Karzai family tied to opium trade but protected by C.I.A.
Karzai family tied to opium trade but protected by C.I.A.
Credits: 
YURI CORTEZ/AFP/Getty

The anticorruption campaign against Afghan President Hamid Karzai’s administration has become a web even more tangled because crooked elements within the Karzai regime are being paid off by the Central Intelligence Agency (C.I.A.), according to Afghan and American officials.

We learn something new every day covering the corruption investigations in Kabul. Earlier this year we learned that Mr. Karzai’s family had their fingerprints on Taliban blood and drug money:

On Jan. 14 a U.S.-trained special task force raided the headquarters of money transfer company New Ansari Exchange and discovered that New Ansari was helping to launder profits from the illicit opium trade and moved Taliban money that had been earned through extortion and drug trafficking. The crime unit also found links between the money transfers and some of the most powerful political and business figures in the country, including relatives of Mr. Karzai.

Much of the New Ansari cash was primarily being couriered from Kabul and Kandahar to Dubai, where many Afghan officials maintain second homes and live in splendor.

This week alone currency counters were being installed at the Kabul airport to trace bills to see if billions of dollars of foreign aid was being diverted to feed the drug trade. Authorities also want to eliminate the practice of allowing government officials and other well-connected figures from boarding planes with suitcases packed with undeclared cash.

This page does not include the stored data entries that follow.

__global__ void capacity_check_kernel(const long long* __restrict__ counts, long long v_cap, long long i_cap, long long* __restrict__ status)
{
// ... 132 lines not shown
                            pv[j] = __hip_atomic_load(&pre[idx], __ATOMIC_RELAXED, __HIP_MEMORY_SCOPE_AGENT);
                            av[j] = __hip_atomic_load(&agg[idx], __ATOMIC_RELAXED, __HIP_MEMORY_SCOPE_AGENT);
                        }
                    }
                    const u64 pmask = __ballot(isP);
                    const int first = pmask ? __builtin_ctzll(pmask) : 64;
                    if (lane <= first) acc += val & ~BF_VALID;
                    if (pmask) done = true;
                }
                pos -= 64 * EM_LOOK;
            }
        }
        const unsigned long long base = gs_wave_sum_u64(acc);
        if (lane == 0) {
            __hip_atomic_store(&pre[block], (u64)(base + total) | BF_VALID, __ATOMIC_RELAXED, __HIP_MEMORY_SCOPE_AGENT);
            s_base = base;
        }
    }
    __syncthreads();
    unsigned long long cur = s_base + before + incl - mine;
#pragma unroll
    for (int k = 0; k < EM_PER; ++k) {
        if (v[k] < 0 || c[k] == 0u) continue;
        const int x0 = (int)(q[k].x & 0xffffu), y0 = (int)(q[k].x >> 16), x1 = (int)(q[k].y & 0xffffu), y1 = (int)(q[k].y >> 16);
        for (int i = y0; i < y1; ++i)
            for (int j = x0; j < x1; ++j) {
                const unsigned t = (unsigned)(i * tile_w + j);
                if (cur < (unsigned long long)item_cap) items[cur] = make_uint2(t, (unsigned)v[k]);
                ++cur;
            }
    }
}

#define SEG_CLASSES 3
#define SEG_CAP0 2048
#define SEG_CAP1 4096
#define SEG_CAP2 16384
#define SEG_GMAX 4
#define SEG_THREADS(cap) ((cap) >> SEG_GMAX > 1024 ? 1024 : ((cap) >> SEG_GMAX))
#define SEG_BINS 64
static size_t seg_lds_bytes(int cap) { return (size_t)(cap + (cap >> 5) + 1) * sizeof(u64); }

extern "C" int gs_isect_bin_front_classes(int* caps, int max)
{
    const int c[SEG_CLASSES] = { SEG_CAP0, SEG_CAP1, SEG_CAP2 };
    for (int i = 0; i < SEG_CLASSES && i < max; ++i) if (caps) caps[i] = c[i];
    return SEG_CLASSES;
}

struct SegLists { unsigned* count; int32_t* lists; };

__device__ __forceinline__ int seg_class(unsigned len) { return len <= SEG_CAP0 ? 0 : (len <= SEG_CAP1 ? 1 : (len <= SEG_CAP2 ? 2 : 3)); }
__device__ __forceinline__ int seg_bin(unsigned len)
{
    const int l2 = 31 - __clz((int)len);
    const int half = l2 > 0 ? (int)((len >> (l2 - 1)) & 1u) : 0;
    return SEG_BINS - 1 - (2 * l2 + half);
}

__global__ void __launch_bounds__(1024)
tile_offsets_scan_kernel(int n_tiles, const unsigned* __restrict__ tile_counts, GsCount nc, int32_t* __restrict__ offsets, SegLists sl)
{
    __shared__ unsigned wsum[16];
    __shared__ unsigned s_bin[(SEG_CLASSES + 1) * SEG_BINS];
    const unsigned n = (unsigned)gs_count(nc);
    const int lane = threadIdx.x & 63, wave = threadIdx.x >> 6;
    if (sl.count && threadIdx.x < (SEG_CLASSES + 1) * SEG_BINS) s_bin[threadIdx.x] = 0u;
    __syncthreads();
    unsigned carry = 0u;
    for (int i0 = 0; i0 < n_tiles; i0 += 1024) {
        const int i = i0 + threadIdx.x;
        const unsigned v = i < n_tiles ? tile_counts[i] : 0u;
        unsigned incl = v;
        incl = gs_wave_incl_scan(incl);
        if (lane == 63) wsum[wave] = incl;
        __syncthreads();
        unsigned before = 0u, all = 0u;
        for (int w = 0; w < 16; ++w) { if (w < wave) before += wsum[w]; all += wsum[w]; }
        if (i < n_tiles) {
            const unsigned o = carry + before + incl - v;
            const unsigned beg = o < n ? o : n, end = o + v < n ? o + v : n;
            offsets[i] = (int32_t)beg;
            if (sl.count && end > beg) atomicAdd(&s_bin[seg_class(end - beg) * SEG_BINS + seg_bin(end - beg)], 1u);
        }
        carry += all;
        __syncthreads();
    }
    if (!sl.count) return;
    if (wave <= SEG_CLASSES) {
        const unsigned v = s_bin[wave * SEG_BINS + lane];
        const unsigned incl = gs_wave_incl_scan(v);
        s_bin[wave * SEG_BINS + lane] = incl - v;
        if (lane == 63) sl.count[wave] = incl;
    }
    __syncthreads();
    for (int i = threadIdx.x; i < n_tiles; i += 1024) {
        const unsigned beg = (unsigned)offsets[i];
        unsigned end = n;
        if (i + 1 < n_tiles) end = (unsigned)__hip_atomic_load(&offsets[i + 1], __ATOMIC_RELAXED, __HIP_MEMORY_SCOPE_WORKGROUP);
        if (end > beg) {
            const int c = seg_class(end - beg);
            const unsigned pos = atomicAdd(&s_bin[c * SEG_BINS + seg_bin(end - beg)], 1u);
            sl.lists[(size_t)c * n_tiles + pos] = i;
        }
    }
}

#define SC_THREADS 512
#define SC_PER 8
#define SC_TILE (SC_THREADS * SC_PER)

__global__ void __launch_bounds__(SC_THREADS)
bin_scatter_kernel(GsCount vc, const unsigned* __restrict__ keys, const uint2* __restrict__ rects, unsigned key_mask, u64 item_bias, int tile_w, int tile_h,
                   const int32_t* __restrict__ offsets, unsigned* __restrict__ cursor, u64* __restrict__ items, unsigned item_cap)
{
    extern __shared__ unsigned s_pos[];
    const int V = (int)gs_count(vc);
    const int n_tiles = tile_w * tile_h;
    const int s0 = (int)blockIdx.x * SC_TILE + (int)threadIdx.x;
    if ((long long)blockIdx.x * SC_TILE >= V) return;
    for (int t = threadIdx.x; t < n_tiles; t += SC_THREADS) s_pos[t] = 0u;
    unsigned key[SC_PER]; uint2 q[SC_PER];
#pragma unroll
    for (int k = 0; k < SC_PER; ++k) {
        const int v = s0 + k * SC_THREADS;
        const int vv = v < V ? v : V - 1;
        key[k] = keys[vv];
        q[k] = rects[vv];
        if (v >= V) q[k] = make_uint2(0u, 0u);
    }
#pragma unroll
    for (int k = 0; k < SC_PER; ++k) {
        int x1 = (int)(q[k].y & 0xffffu), y1 = (int)(q[k].y >> 16);
        x1 = x1 < tile_w ? x1 : tile_w; y1 = y1 < tile_h ? y1 : tile_h;
        q[k].y = (unsigned)x1 | ((unsigned)y1 << 16);
    }
// ... 1 lines not shown
#pragma unroll
    for (int k = 0; k < SC_PER; ++k) {
        const int x0 = (int)(q[k].x & 0xffffu), y0 = (int)(q[k].x >> 16), x1 = (int)(q[k].y & 0xffffu), y1 = (int)(q[k].y >> 16);
        for (int i = y0; i < y1; ++i)
            for (int j = x0; j < x1; ++j) atomicAdd(&s_pos[i * tile_w + j], 1u);
    }
    __syncthreads();
    for (int t0 = threadIdx.x; t0 < n_tiles; t0 += 4 * SC_THREADS) {
        unsigned c[4], o[4], b[4];
#pragma unroll
        for (int u = 0; u < 4; ++u) {
            const int t = t0 + u * SC_THREADS;
            c[u] = t < n_tiles ? s_pos[t] : 0u;
            o[u] = c[u] ? (unsigned)offsets[t] : 0u;
        }
#pragma unroll
        for (int u = 0; u < 4; ++u) b[u] = c[u] ? atomicAdd(&cursor[t0 + u * SC_THREADS], c[u]) : 0u;
#pragma unroll
        for (int u = 0; u < 4; ++u) if (c[u]) s_pos[t0 + u * SC_THREADS] = o[u] + b[u];
    }
    __syncthreads();
#pragma unroll
    for (int k = 0; k < SC_PER; ++k) {
        const int x0 = (int)(q[k].x & 0xffffu), y0 = (int)(q[k].x >> 16), x1 = (int)(q[k].y & 0xffffu), y1 = (int)(q[k].y >> 16);
        const u64 item = item_bias | ((u64)(key[k] & key_mask) << 31) | (u64)(unsigned)(s0 + k * SC_THREADS);
        for (int i = y0; i < y1; ++i)
            for (int j = x0; j < x1; ++j) {
                const unsigned pos = atomicAdd(&s_pos[i * tile_w + j], 1u);
                if (pos < item_cap) items[pos] = item;
            }
    }
}

template <int THREADS, bool GLOBAL, bool F64>
__global__ void __launch_bounds__(THREADS)
seg_sort_kernel(const int32_t* __restrict__ list, const unsigned* __restrict__ list_count, int n_tiles, const int32_t* __restrict__ offsets,
                GsCount ic, GsCount vc, u64* items, int32_t* __restrict__ flat)
{
    extern __shared__ u64 s_seg[];
    if (blockIdx.x >= *list_count) return;
    const int t = list[blockIdx.x];
    const int n_all = (int)gs_count(ic);
    const int beg = offsets[t], end = t + 1 < n_tiles ? offsets[t + 1] : n_all;
    const int n = end - beg;
    if (n <= 0) return;
    const long long V = gs_count(vc);
    const unsigned vmax = V > 0 ? (unsigned)(V - 1) : 0u;
    const int tid = threadIdx.x;
    int P = 1 << SEG_GMAX;
    while (P < n) P <<= 1;
    u64* buf = GLOBAL ? items + beg : s_seg;
    if (!GLOBAL) {
        for (int i = tid; i < P; i += THREADS) s_seg[gs_seg_phys<true>(i)] = i < n ? items[beg + i] : gs_seg_inf<F64>();
        __syncthreads();
    }
    GS_SEG_SORT_BODY(SEG_GMAX, !GLOBAL, F64, GLOBAL, buf, n, P, tid, THREADS, __syncthreads());
    for (int i = tid; i < n; i += THREADS) {
        const unsigned slot = (unsigned)buf[gs_seg_phys<!GLOBAL>(i)] & 0x7fffffffu;
        flat[beg + i] = (int32_t)(slot < vmax ? slot : vmax);
    }
}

We also saw President Karzai commit what could potentially be classified as an abuse of power when he directly intervened to win the quick release of senior aide Mohammad Zia Salehi who had been arrested for soliciting a bribe to impede an American-backed investigation of New Ansari. The corruption case against Salehi is wider than previously thought and Karzai wanted to prevent Salehi from spilling his guts to investigators

And in a not-too-transparent effort to consolidate power and control anticorruption forces that threaten Karzai’s power, the government announced new rules to rein in American-backed enforcement agencies. Meanwhile a former American ambassador to Kabul admitted that Afghan President Hamid Karzai relied on corruption to survive politically.

It appeared as if the noose had been tightening around the Karzai clan, but this latest revelation has made bringing down the Karzai regime that much more difficult.

The aforementioned Karzai aide, Mr. Salehi, who heads Afghanistan’s National Security Council, has been on the C.I.A. payroll for years in a role that is still unclear, officials in D.C. and Kabul said on Wednesday. Dexter Filkins and Mark Mazzetti in a New York Times piece point out the dilemma the U.S. has now put themselves in:

Mr. Salehi’s relationship with the C.I.A. underscores deep contradictions at the heart of the Obama administration’s policy in Afghanistan, with American officials simultaneously demanding that Mr. Karzai root out the corruption that pervades his government while sometimes subsidizing the very people suspected of perpetrating it.

It appears the U.S. is leery to get too involved trying to stop corruption in Afghanistan because they want to focus on making progress on the military and reconstruction fronts.

“Fighting corruption is the very definition of mission creep,” one Obama administration official said.

It seems the White House doesn’t exactly “get it.” The rampant corruption coursing through the Karzai administration is the single biggest obstacle to success in Afghanistan. How bad is it? It is so pervasive that a majority of Afghans would welcome the return of the Taliban’s Islamic fascism.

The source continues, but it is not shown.